RECORDED DATA section start

template <int KS>
__global__ __launch_bounds__(256) void edge_ft_prep_a_kernel(const float* __restrict__ cur, const int32_t* __restrict__ rows, int Ns, int Nd,
                                                             uint4* __restrict__ planes, int* __restrict__ aexp) {
    constexpr int CIN = KS * 16, KPW = KS / 4;
    __shared__ float lmax[4][32];
    const int lane = threadIdx.x & 63, w = threadIdx.x >> 6, j = lane & 31, h = lane >> 5;
    const int R = blockIdx.x * 32 + j;
    size_t src = (size_t)R;
    if (rows) {
        const int x = R % 3, pn = R / 3, b = pn / Nd;
        src = ((size_t)b * Ns + rows[pn]) * 3 + x;
    }
    const float* rp = cur + src * CIN + (w * KPW) * 16 + h * 8;
    float4 v[KPW][2];
    float am = 0.f;
#pragma unroll
    for (int kk = 0; kk < KPW; ++kk) {
        v[kk][0] = *reinterpret_cast<const float4*>(rp + kk * 16);
        v[kk][1] = *reinterpret_cast<const float4*>(rp + kk * 16 + 4);
    }
#pragma unroll
    for (int kk = 0; kk < KPW; ++kk)
#pragma unroll
        for (int u = 0; u < 2; ++u)
            am = fmaxf(am, fmaxf(fmaxf(fabsf(v[kk][u].x), fabsf(v[kk][u].y)), fmaxf(fabsf(v[kk][u].z), fabsf(v[kk][u].w))));
    am = fmaxf(am, __shfl_xor(am, 32, 64));
    if (h == 0) lmax[w][j] = am;
    __syncthreads();
    am = fmaxf(fmaxf(lmax[0][j], lmax[1][j]), fmaxf(lmax[2][j], lmax[3][j]));
    float sc;
    int e;
    fpow2(am, sc, e);
    if (w == 0 && h == 0) aexp[R] = e;
#pragma unroll
    for (int kk = 0; kk < KPW; ++kk) {
        uint4 hh, ll;
        fsplit_pair(ff2_t{v[kk][0].x * sc, v[kk][0].y * sc}, hh.x, ll.x);
        fsplit_pair(ff2_t{v[kk][0].z * sc, v[kk][0].w * sc}, hh.y, ll.y);
        fsplit_pair(ff2_t{v[kk][1].x * sc, v[kk][1].y * sc}, hh.z, ll.z);
        fsplit_pair(ff2_t{v[kk][1].z * sc, v[kk][1].w * sc}, hh.w, ll.w);
        uint4* op = planes + (((size_t)blockIdx.x * KS + w * KPW + kk) * 2) * 64 + lane;
        op[0] = hh;
        op[64] = ll;
    }
}
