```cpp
__global__ void __launch_bounds__(kWave) alac_plan(Plan* plan, uint32_t ppw) {
    __shared__ uint32_t cnt[kKeys];
    for (uint32_t k = threadIdx.x; k < kKeys; k += kWave) cnt[k] = plan->count[k];
    __syncthreads();
    constexpr uint32_t R = (kKeys + kWave - 1) / kWave;
    const uint32_t q0 = threadIdx.x * R;
    uint32_t p = 0, w = 0, z = 0, wi = 0, ww = 0;
    for (uint32_t r = 0; r < R; ++r) {
        const uint32_t q = q0 + r;
        if (q >= kKeys) break;
        const uint32_t key = kKeys - 1u - q;
        const uint32_t c = cnt[key];
        const uint32_t cw = (c + ppw - 1) / ppw;
        p += c;
        w += cw;
        z += c ? 1u : 0u;
        wi += key >= alac::KEY_IRREGULAR ? cw : 0u;
        ww += (key >= alac::KEY_WIDE && key < alac::KEY_IRREGULAR) ? cw : 0u;
    }
    uint32_t ip = p, iw = w, iz = z, ii = wi, ix = ww;
#pragma unroll
    for (int o = 1; o < (int)kWave; o <<= 1) {
        const uint32_t tp = (uint32_t)__shfl_up((int)ip, o, kWave), tw = (uint32_t)__shfl_up((int)iw, o, kWave);
        const uint32_t tz = (uint32_t)__shfl_up((int)iz, o, kWave), ti = (uint32_t)__shfl_up((int)ii, o, kWave);
        const uint32_t tx = (uint32_t)__shfl_up((int)ix, o, kWave);
        if ((int)threadIdx.x >= o) {
            ix += tx;
            ip += tp;
            iw += tw;
            iz += tz;
            ii += ti;
        }
    }
    uint32_t ep = ip - p, ew = iw - w, ez = iz - z;
    for (uint32_t r = 0; r < R; ++r) {
        const uint32_t q = q0 + r;
        if (q >= kKeys) break;
        const uint32_t key = kKeys - 1u - q;
        const uint32_t c = cnt[key];
        plan->pkt_start[key] = ep;
        plan->cursor[key] = 0;
        if (c) {
            plan->list_key[ez] = key;
            plan->list_wave0[ez] = ew;
            ++ez;
            ep += c;
            ew += (c + ppw - 1) / ppw;
        }
    }
    if (threadIdx.x == kWave - 1u) {
        plan->nk = iz;
        plan->total_waves = iw;
        plan->irr_waves = ii;
        plan->wide_waves = ix;
    }
}

__global__ void __launch_bounds__(256)
alac_scatter(const uint16_t* __restrict__ keys, uint32_t n, Plan* plan, uint32_t* __restrict__ perm) {
    __shared__ uint32_t hist[kKeys];
    __shared__ uint32_t base[kKeys];
    for (uint32_t k = threadIdx.x; k < kKeys; k += blockDim.x) hist[k] = 0;
    __syncthreads();
    const uint32_t i = blockIdx.x * blockDim.x + threadIdx.x;
    uint32_t key = 0, local = 0;
    if (i < n) {
        key = keys[i];
        if (key != alac::TASK_NONE) local = atomicAdd(&hist[key], 1u);
    }
    __syncthreads();
    for (uint32_t k = threadIdx.x; k < kKeys; k += blockDim.x)
        if (hist[k]) base[k] = plan->pkt_start[k] + atomicAdd(&plan->cursor[k], hist[k]);
    __syncthreads();
    if (i < n && key != alac::TASK_NONE) perm[base[key] + local] = i;
}

__global__ void __launch_bounds__(256)
alac_task_classify(alac::DevCfg cfg, const alac::ChanDesc* __restrict__ cd, const alac::PktDesc* __restrict__ pd,
                   const uint16_t* __restrict__ pkt_keys, uint32_t n_slots, uint16_t* __restrict__ keys, Plan* plan) {
    __shared__ uint32_t hist[alac::NUM_TASK_KEYS];
    if (threadIdx.x < alac::NUM_TASK_KEYS) hist[threadIdx.x] = 0;
    __syncthreads();
    const uint32_t t = blockIdx.x * blockDim.x + threadIdx.x;
    if (t < n_slots) {
        const uint32_t pkt = t >> 3, slot = t & 7u;
        uint32_t key = alac::TASK_NONE;
        if (pkt_keys[pkt] == kKeyScan) {
            const alac::PktDesc q = pd[pkt];
            if (q.status == 0 && q.route == alac::ROUTE_SPLIT && slot < q.nslots) {
                const alac::ChanDesc d = cd[t];
                if ((d.info & alac::CD_VALID) && !(d.info & alac::CD_ESCAPE)) key = alac::chan_task_key(cfg, d);
            }
        }
        keys[t] = (uint16_t)key;
// ... 23 lines not shown
```

Measured before the change: 256,700 Msamples/s.

## Fuse plan build into classify via last-block ticket and double-buffer plan wipe

Removes the separate memset and single-wave alac_plan launch from the sort pass. The last classify block, chosen by an atomic ticket, builds the plan with a 256-thread multi-wave scan. The plan buffer is double-buffered, and the stale half is zeroed inside the scatter kernel. A fast-path emit for the EC/EMIT_A chunk route is also added. This trades two launches for a grid-wide atomic and fence sequence, and it depends on correct memory ordering between blocks.

```diff
diff --git a/saprobe-alac_amd/csrc/alac_duo.h b/saprobe-alac_amd/csrc/alac_duo.h
--- a/saprobe-alac_amd/csrc/alac_duo.h
+++ b/saprobe-alac_amd/csrc/alac_duo.h
@@ -110,6 +110,7 @@
         }
     };
     constexpr bool FP_OK = F16 && CPE && LAST && !EMIT_A && !RAW;
+    constexpr bool FP_C = F16 && CPE && EMIT_A && EC && DO_C;
     uint32_t fp_base = 0, fp_inc = 0;
     using fp_yes = std::integral_constant<bool, true>;
     using fp_no = std::integral_constant<bool, false>;
@@ -273,12 +274,24 @@
             }
             return;
         }
+        const bool whole_fp = FP_C && (c + 1u) * CH <= n_it;
+        const bool ends_here = whole_fp && ns > c * CH && ns < (c + 1u) * CH;
+        if (FP_C && whole_fp && !wv.any(ends_here)) {
+            fp_inc = ns >= (c + 1u) * CH ? CH : 0u;
+            fp_base = wv.st_group_base(CH);
+#pragma unroll
+            for (uint32_t j = 0; j < CH; ++j) emit(c * CH + j, sq_v[j], u_v[j], sw_v[j], j, fp_yes{});
+            wv.st_advance(fp_inc);
+            wv.st_step();
+            return;
+        }
 #pragma unroll
         for (uint32_t j = 0; j < CH; ++j) {
             const uint32_t i = c * CH + j;
             if (i < n_it) emit(i, sq_v[j], u_v[j], sw_v[j], 0u, fp_no{});
         }
         wv.st_step();
+        if (FP_C && ends_here) (void)wv.st_finish();
     };
     constexpr uint32_t UN = (NARROW && (((F16 || !LAST || RAW || EMIT_A) && NR <= DUO_UN8_MAX) || (UN8W && NR <= 8))) ? 8u : 4u;
     constexpr bool HBM_IN = LAST && !RAW && !EMIT_A;
diff --git a/saprobe-alac_amd/csrc/alac_gpu.h b/saprobe-alac_amd/csrc/alac_gpu.h
--- a/saprobe-alac_amd/csrc/alac_gpu.h
+++ b/saprobe-alac_amd/csrc/alac_gpu.h
@@ -160,6 +160,7 @@
     uint32_t gate[2][512];
     uint32_t balance[2][512];
     uint32_t queue[2];
+    uint32_t ticket;
 };
 
 static __shared__ uint32_t s_rows[kWave * kRowStride];
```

RECORDED DATA section end

## TASK:
Where does the word "ChanDesc" occur in the data? Copy every line that has it.

## SOLUTION TO THE PROBLEM:
alac_task_classify(alac::DevCfg cfg, const alac::ChanDesc* __restrict__ cd, const alac::PktDesc* __restrict__ pd,
                const alac::ChanDesc d = cd[t];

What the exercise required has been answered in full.